# aik2mlj/polyffusion

Measured on AMD Instinct MI355X. Metric: denoising steps/sec (8-bar prmat2c, batch 16), higher is better.
Workload: dtype bf16x3; 1 GPU; sdf_chd8bar cond generation, batch 16 per GPU, 1000-step DDPM sampler loop body (BASELINE.json configs[1]); weights: deterministic synthetic, 41.08M params; global_batch=16, parallelism=batch-shard x1

## Files before the change

include/pfhip.h:

```cpp
#ifndef PFHIP_H
#define PFHIP_H

#include <stddef.h>
#include <stdint.h>

#ifdef __cplusplus
extern "C" {
#endif

#define PF_OK 0
#define PF_EINVAL (-1)
#define PF_ENOTFOUND (-2)
#define PF_ESTATE (-3)
#define PF_EHIP (-4)

int pf_version(void);
const char* pf_last_error(void);

typedef struct pf_unet pf_unet;

typedef struct pf_unet_cfg {
  int32_t in_channels, out_channels, channels, n_res_blocks;
  int32_t n_attention_levels;
  int32_t attention_levels[8];
// ... 110 lines not shown

size_t pf_packed_gemm_weight_floats(int n, int k, int taps);
int pf_pack_gemm_weight(const float* w, int n, int k, int taps, float* dst);
int pf_pack_gemm_weight_bf16x3(const float* w, int n, int k, int taps, void* dst);
int pf_pack_upfold_weight_bf16x3(const float* w, int n, int k, void* dst);
size_t pf_wino_weight_bytes(int n, int k);
int pf_pack_wino_weight_bf16x3(const float* w, int n, int k, void* dst);

int pf_gn_scale_shift(const float* x0, int c0, const float* x1, int c1, int batch, int hw, int groups, float eps,
                      const float* gamma, const float* beta, float* scale, float* shift,
                      void* scratch, size_t scratch_bytes, void* stream);
int pf_ln_stats(const float* x, int rows, int c, float eps, float* mean, float* rstd, void* stream);
int pf_ln_planes(const float* x, int rows, int c, float eps, const float* gamma, const float* beta, void* planes, void* stream);
int pf_mlp_geglu_fused(const float* x, int batch, int l, const float* ln_gamma, const float* ln_beta, float ln_eps,
                       const void* w1_bf16x3, const float* b1, const void* w2_bf16x3, const float* b2,
                       float* out, void* out_planes, void* stream);
int pf_mlp_geglu_proj_fused(const float* x, int batch, int l, const float* ln_gamma, const float* ln_beta, float ln_eps,
                            const void* w1_bf16x3, const float* b1, const void* w2_bf16x3, const float* b2,
                            const void* w3_bf16x3, const float* b3, const float* res3, float* out, float* stats3, void* stream);
typedef struct pf_conv_args {
  const float* x0; int32_t c0; const float* x1; int32_t c1;
  int32_t batch, hin, win;
  int32_t ks, stride, ups;
  const float* w; int32_t n;
  int32_t prologue; const float* sc; const float* sh; const float* mean; const float* rstd;
  const float* bias; const float* sbias; int32_t ld_sbias; const float* res; int32_t ld_res;
  int32_t geglu;
  float* out; int32_t ld_out;
  int32_t precision;
  float* stats_out;
  void* splitk_ws; size_t splitk_ws_bytes;
  int32_t a_planes;
  void* out_planes;
  void* qkv_planes;
  int32_t ups_fold;
  const float* skip_x0; int32_t skip_c0;
  const float* skip_x1; int32_t skip_c1;
  const void* skip_w;
  const float* skip_bias;
  const float* gn_stats0; int32_t gn_tiles0;
  const float* gn_stats1; int32_t gn_tiles1;
  const float* gn_gamma; const float* gn_beta;
  float gn_eps; int32_t gn_groups;
  const int64_t* sbias_rows; int32_t sbias_nrows;
  int32_t no_t16;
  int32_t no_pp;
  int32_t force_tile, force_ksplit;
  int32_t x1_bmod;
  const void* w_wino; int32_t wino;
  void* absmax_slot;
} pf_conv_args;
size_t pf_conv_splitk_ws_bytes(const pf_conv_args* a);
int pf_conv_stats_tiles(const pf_conv_args* a);
int pf_gn_finalize_tiles(const float* stats0, int tiles0, int c0, const float* stats1, int tiles1, int c1, int batch, int hw,
                         int groups, float eps, const float* gamma, const float* beta, float* scale, float* shift, void* stream);
int pf_conv2d(const pf_conv_args* a, void* stream);

int pf_attention_bf16x3(const void* qkv_planes, float* o, int ldo, void* o_planes, int batch, int n_heads, int l, int form ,
                        void* stream);
size_t pf_attention_split_scratch_bytes(int batch, int n_heads, int l);
int pf_attention_bf16x3_split(const void* qkv_planes, float* o, int ldo, void* o_planes, int batch, int n_heads, int l, void* scratch, size_t scratch_bytes,
                              void* stream);
int pf_attention(const float* q, int ldq, const float* k, int ldk, const float* v, int ldv, float* o, int ldo,
                 int batch, int n_heads, int d_head, int lq, int lk, void* stream);

typedef struct pf_ddpm pf_ddpm;
typedef struct pf_ddpm_cfg {
  int32_t image_channels, n_channels, n_levels;
  int32_t ch_mults[8];
  int32_t is_attn[8];
  int32_t n_blocks;
  int32_t img_h, img_w;
} pf_ddpm_cfg;
int pf_ddpm_create(const pf_ddpm_cfg* cfg, pf_ddpm** out);
void pf_ddpm_destroy(pf_ddpm* u);
size_t pf_ddpm_weight_bytes(const pf_ddpm* u);
int pf_ddpm_n_params(const pf_ddpm* u);
int pf_ddpm_param_info(const pf_ddpm* u, int i, char* key_buf, size_t key_buf_len, int64_t shape[4], int* ndim);
int pf_ddpm_pack_param(pf_ddpm* u, const char* key, const float* src, const int64_t* shape, int ndim, void* host_blob);
int pf_ddpm_pack_missing(const pf_ddpm* u, char* buf, size_t buf_len);
int pf_ddpm_bind_weights(pf_ddpm* u, const void* dev_blob);
int pf_ddpm_set_precision(pf_ddpm* u, int precision);
int pf_ddpm_get_precision(const pf_ddpm* u);
size_t pf_ddpm_workspace_bytes(const pf_ddpm* u, int batch);
int pf_ddpm_n_launches(const pf_ddpm* u, int batch);
double pf_ddpm_flops(const pf_ddpm* u, int batch);
int pf_ddpm_forward(pf_ddpm* u, const float* x, const int64_t* t, int batch, float* eps, void* workspace, size_t workspace_bytes, void* stream);

size_t pf_attention_wide_scratch_bytes(int batch, int l);
int pf_attention_wide(const float* q, const float* k, const float* v, int ld, float* o, int ldo, int batch, int l, int d, void* scratch,
                      size_t scratch_bytes, void* stream);
size_t pf_convt_weight_floats(int cin, int cout);
int pf_pack_convt_weight_bf16x3(const float* w, int cin, int cout, void* dst);
int pf_pack_convt_weight_f32(const float* w, int cin, int cout, float* dst);
int pf_conv_transpose_f32(const float* x, int batch, int h, int w, int cin, const float* w_packed, int cout, const float* bias, float* out,
                          void* stream);


#ifdef __cplusplus
}
#endif
#endif
```

polyffusion_amd/_lib.py:

```python
from __future__ import annotations

import ctypes as C
import os
from typing import Optional

HERE = os.path.dirname(os.path.abspath(__file__))
X3_VARIANT = {"": "", "bf16": "", "f16": "f16"}.get(os.environ.get("PF_X3", ""), None)
if X3_VARIANT is None:
    raise RuntimeError(f"PF_X3={os.environ['PF_X3']!r}: expected 'bf16' (default) or 'f16'")


def lib_path(variant: str = "") -> str:
    return os.path.join(HERE, f"libpfhip_{variant}.so" if variant else "libpfhip.so")


LIB_PATH = lib_path(X3_VARIANT)
X3_WEIGHT_SCALE = 256.0 if X3_VARIANT == "f16" else 1.0


def x3_torch_dtype(variant: Optional[str] = None):
    import torch
    return torch.float16 if (X3_VARIANT if variant is None else variant) == "f16" else torch.bfloat16


# ... 92 lines not shown
    "pf_unet_track_absmax": (C.c_int, [C.c_void_p, C.c_void_p]),
    "pf_unet_profile_read_direct": (C.c_int, [C.c_void_p, C.POINTER(C.c_double), C.c_int]),
    "pf_unet_profile_read": (C.c_int, [C.c_void_p, C.POINTER(C.c_int), c_float_p, C.POINTER(C.c_double), C.c_int]),
    "pf_unet_n_launches": (C.c_int, [C.c_void_p, C.c_int, C.c_int]),
    "pf_cfg_combine": (C.c_int, [C.c_void_p, C.c_float, C.c_void_p, C.c_size_t, C.c_void_p]),
    "pf_ddpm_step": (C.c_int, [C.c_void_p] * 6 + [C.POINTER(DdpmCoef), C.c_void_p, C.c_size_t, C.c_void_p]),
    "pf_axpby": (C.c_int, [C.c_void_p, C.c_void_p, C.c_float, C.c_float, C.c_void_p, C.c_size_t, C.c_void_p]),
    "pf_ddim_step": (C.c_int, [C.c_void_p] * 6 + [C.POINTER(DdimCoef), C.c_void_p, C.c_size_t, C.c_void_p]),
    "pf_randn": (C.c_int, [C.c_void_p, C.c_size_t, C.c_uint64, C.c_uint64, C.c_uint64, C.c_void_p]),
    "pf_ddpm_step_rng": (C.c_int, [C.c_void_p] * 4 + [C.POINTER(DdpmCoef), C.c_uint64, C.c_uint64, C.c_uint64, C.c_uint64, C.c_void_p, C.c_size_t, C.c_void_p]),
    "pf_ddim_step_rng": (C.c_int, [C.c_void_p] * 5 + [C.POINTER(DdimCoef), C.c_uint64, C.c_uint64, C.c_uint64, C.c_void_p, C.c_size_t, C.c_void_p]),
    "pf_ddpm_step_rng_dev": (C.c_int, [C.c_void_p] * 6 + [C.c_uint64, C.c_uint64, C.c_void_p, C.c_size_t, C.c_void_p]),
    "pf_ddim_step_rng_dev": (C.c_int, [C.c_void_p] * 7 + [C.c_uint64, C.c_uint64, C.c_void_p, C.c_size_t, C.c_void_p]),
    "pf_clock_probe": (C.c_int, [C.c_void_p, C.c_void_p]),
    "pf_mfma_probe": (C.c_int, [C.c_void_p, C.c_int, C.POINTER(C.c_double), C.c_void_p]),
    "pf_step_state_set": (C.c_int, [C.c_void_p, C.c_int64, C.c_uint64, C.c_void_p]),
    "pf_step_begin": (C.c_int, [C.c_void_p, C.c_void_p, C.c_void_p, C.c_int, C.c_void_p]),
    "pf_step_end": (C.c_int, [C.c_void_p, C.c_int, C.c_void_p]),
    "pf_randn_dev": (C.c_int, [C.c_void_p, C.c_size_t, C.c_uint64, C.c_void_p, C.c_int, C.c_uint64, C.c_void_p]),
    "pf_ddpm_step_dev": (C.c_int, [C.c_void_p] * 6 + [C.c_void_p, C.c_void_p, C.c_void_p, C.c_size_t, C.c_void_p]),
    "pf_ddim_step_dev": (C.c_int, [C.c_void_p] * 6 + [C.c_void_p, C.c_void_p, C.c_void_p, C.c_size_t, C.c_void_p]),
    "pf_comm_unique_id": (C.c_int, [C.c_void_p]),
    "pf_comm_init": (C.c_int, [C.c_void_p, C.c_int, C.c_int, C.POINTER(C.c_void_p)]),
    "pf_comm_bcast": (C.c_int, [C.c_void_p, C.c_void_p, C.c_size_t, C.c_int, C.c_void_p]),
    "pf_comm_destroy": (C.c_int, [C.c_void_p]),
    "pf_prmat2c_durations": (C.c_int, [C.c_void_p, C.c_int, C.c_int, C.c_int, C.c_void_p, C.c_void_p]),
    "pf_encoder_create": (C.c_int, [C.c_int] * 6 + [C.POINTER(C.c_void_p)]),
    "pf_encoder_destroy": (None, [C.c_void_p]),
    "pf_encoder_weight_bytes": (C.c_size_t, [C.c_void_p]),
    "pf_encoder_pack_param": (C.c_int, [C.c_void_p, C.c_char_p, C.c_void_p, c_i64_p, C.c_int, C.c_void_p]),
    "pf_encoder_pack_missing": (C.c_int, [C.c_void_p, C.c_char_p, C.c_size_t]),
    "pf_encoder_bind_weights": (C.c_int, [C.c_void_p, C.c_void_p]),
    "pf_encoder_workspace_bytes": (C.c_size_t, [C.c_void_p, C.c_int]),
    "pf_encoder_forward": (C.c_int, [C.c_void_p, C.c_void_p, C.c_int, C.c_int, C.c_void_p, C.c_void_p, C.c_size_t, C.c_void_p]),
    "pf_packed_gemm_weight_floats": (C.c_size_t, [C.c_int, C.c_int, C.c_int]),
    "pf_pack_gemm_weight": (C.c_int, [C.c_void_p, C.c_int, C.c_int, C.c_int, C.c_void_p]),
    "pf_pack_gemm_weight_bf16x3": (C.c_int, [C.c_void_p, C.c_int, C.c_int, C.c_int, C.c_void_p]),
    "pf_pack_upfold_weight_bf16x3": (C.c_int, [C.c_void_p, C.c_int, C.c_int, C.c_void_p]),
    "pf_wino_weight_bytes": (C.c_size_t, [C.c_int, C.c_int]),
    "pf_pack_wino_weight_bf16x3": (C.c_int, [C.c_void_p, C.c_int, C.c_int, C.c_void_p]),
    "pf_unet_set_precision": (C.c_int, [C.c_void_p, C.c_int]),
    "pf_unet_get_precision": (C.c_int, [C.c_void_p]),
    "pf_x3_element": (C.c_int, []),
    "pf_gn_scale_shift": (C.c_int, [C.c_void_p, C.c_int, C.c_void_p, C.c_int, C.c_int, C.c_int, C.c_int, C.c_float,
                                    C.c_void_p, C.c_void_p, C.c_void_p, C.c_void_p, C.c_void_p, C.c_size_t, C.c_void_p]),
    "pf_ln_stats": (C.c_int, [C.c_void_p, C.c_int, C.c_int, C.c_float, C.c_void_p, C.c_void_p, C.c_void_p]),
    "pf_ln_planes": (C.c_int, [C.c_void_p, C.c_int, C.c_int, C.c_float, C.c_void_p, C.c_void_p, C.c_void_p, C.c_void_p]),
    "pf_mlp_geglu_fused": (C.c_int, [C.c_void_p, C.c_int, C.c_int, C.c_void_p, C.c_void_p, C.c_float, C.c_void_p, C.c_void_p, C.c_void_p,
                                     C.c_void_p, C.c_void_p, C.c_void_p, C.c_void_p]),
    "pf_mlp_geglu_proj_fused": (C.c_int, [C.c_void_p, C.c_int, C.c_int, C.c_void_p, C.c_void_p, C.c_float] + [C.c_void_p] * 10),
    "pf_conv2d": (C.c_int, [C.POINTER(ConvArgs), C.c_void_p]),
    "pf_conv_stats_tiles": (C.c_int, [C.POINTER(ConvArgs)]),
    "pf_conv_splitk_ws_bytes": (C.c_size_t, [C.POINTER(ConvArgs)]),
    "pf_gn_finalize_tiles": (C.c_int, [C.c_void_p, C.c_int, C.c_int, C.c_void_p, C.c_int, C.c_int, C.c_int, C.c_int, C.c_int,
                                       C.c_float, C.c_void_p, C.c_void_p, C.c_void_p, C.c_void_p, C.c_void_p]),
    "pf_attention_bf16x3": (C.c_int, [C.c_void_p, C.c_void_p, C.c_int, C.c_void_p, C.c_int, C.c_int, C.c_int, C.c_int, C.c_void_p]),
    "pf_attention_split_scratch_bytes": (C.c_size_t, [C.c_int, C.c_int, C.c_int]),
    "pf_attention_bf16x3_split": (C.c_int, [C.c_void_p, C.c_void_p, C.c_int, C.c_void_p, C.c_int, C.c_int, C.c_int, C.c_void_p, C.c_size_t, C.c_void_p]),
    "pf_attention": (C.c_int, [C.c_void_p, C.c_int, C.c_void_p, C.c_int, C.c_void_p, C.c_int, C.c_void_p, C.c_int,
                               C.c_int, C.c_int, C.c_int, C.c_int, C.c_int, C.c_void_p]),
    "pf_ddpm_create": (C.c_int, [C.POINTER(DDPMCfg), C.POINTER(C.c_void_p)]),
    "pf_ddpm_destroy": (None, [C.c_void_p]),
    "pf_ddpm_weight_bytes": (C.c_size_t, [C.c_void_p]),
    "pf_ddpm_n_params": (C.c_int, [C.c_void_p]),
    "pf_ddpm_param_info": (C.c_int, [C.c_void_p, C.c_int, C.c_char_p, C.c_size_t, c_i64_p, C.POINTER(C.c_int)]),
    "pf_ddpm_pack_param": (C.c_int, [C.c_void_p, C.c_char_p, C.c_void_p, c_i64_p, C.c_int, C.c_void_p]),
    "pf_ddpm_pack_missing": (C.c_int, [C.c_void_p, C.c_char_p, C.c_size_t]),
    "pf_ddpm_bind_weights": (C.c_int, [C.c_void_p, C.c_void_p]),
    "pf_ddpm_set_precision": (C.c_int, [C.c_void_p, C.c_int]),
    "pf_ddpm_get_precision": (C.c_int, [C.c_void_p]),
    "pf_ddpm_workspace_bytes": (C.c_size_t, [C.c_void_p, C.c_int]),
    "pf_ddpm_n_launches": (C.c_int, [C.c_void_p, C.c_int]),
    "pf_ddpm_flops": (C.c_double, [C.c_void_p, C.c_int]),
    "pf_ddpm_forward": (C.c_int, [C.c_void_p, C.c_void_p, C.c_void_p, C.c_int, C.c_void_p, C.c_void_p, C.c_size_t, C.c_void_p]),
    "pf_attention_wide_scratch_bytes": (C.c_size_t, [C.c_int, C.c_int]),
    "pf_attention_wide": (C.c_int, [C.c_void_p, C.c_void_p, C.c_void_p, C.c_int, C.c_void_p, C.c_int, C.c_int, C.c_int, C.c_int,
                                    C.c_void_p, C.c_size_t, C.c_void_p]),
    "pf_convt_weight_floats": (C.c_size_t, [C.c_int, C.c_int]),
    "pf_pack_convt_weight_bf16x3": (C.c_int, [C.c_void_p, C.c_int, C.c_int, C.c_void_p]),
    "pf_pack_convt_weight_f32": (C.c_int, [C.c_void_p, C.c_int, C.c_int, C.c_void_p]),
    "pf_conv_transpose_f32": (C.c_int, [C.c_void_p, C.c_int, C.c_int, C.c_int, C.c_int, C.c_void_p, C.c_int, C.c_void_p, C.c_void_p,
                                        C.c_void_p]),
}
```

····················

Work to complete => For the word "shape", count how many lines of the entries contain it; give the number and nothing more.

Written answer => 2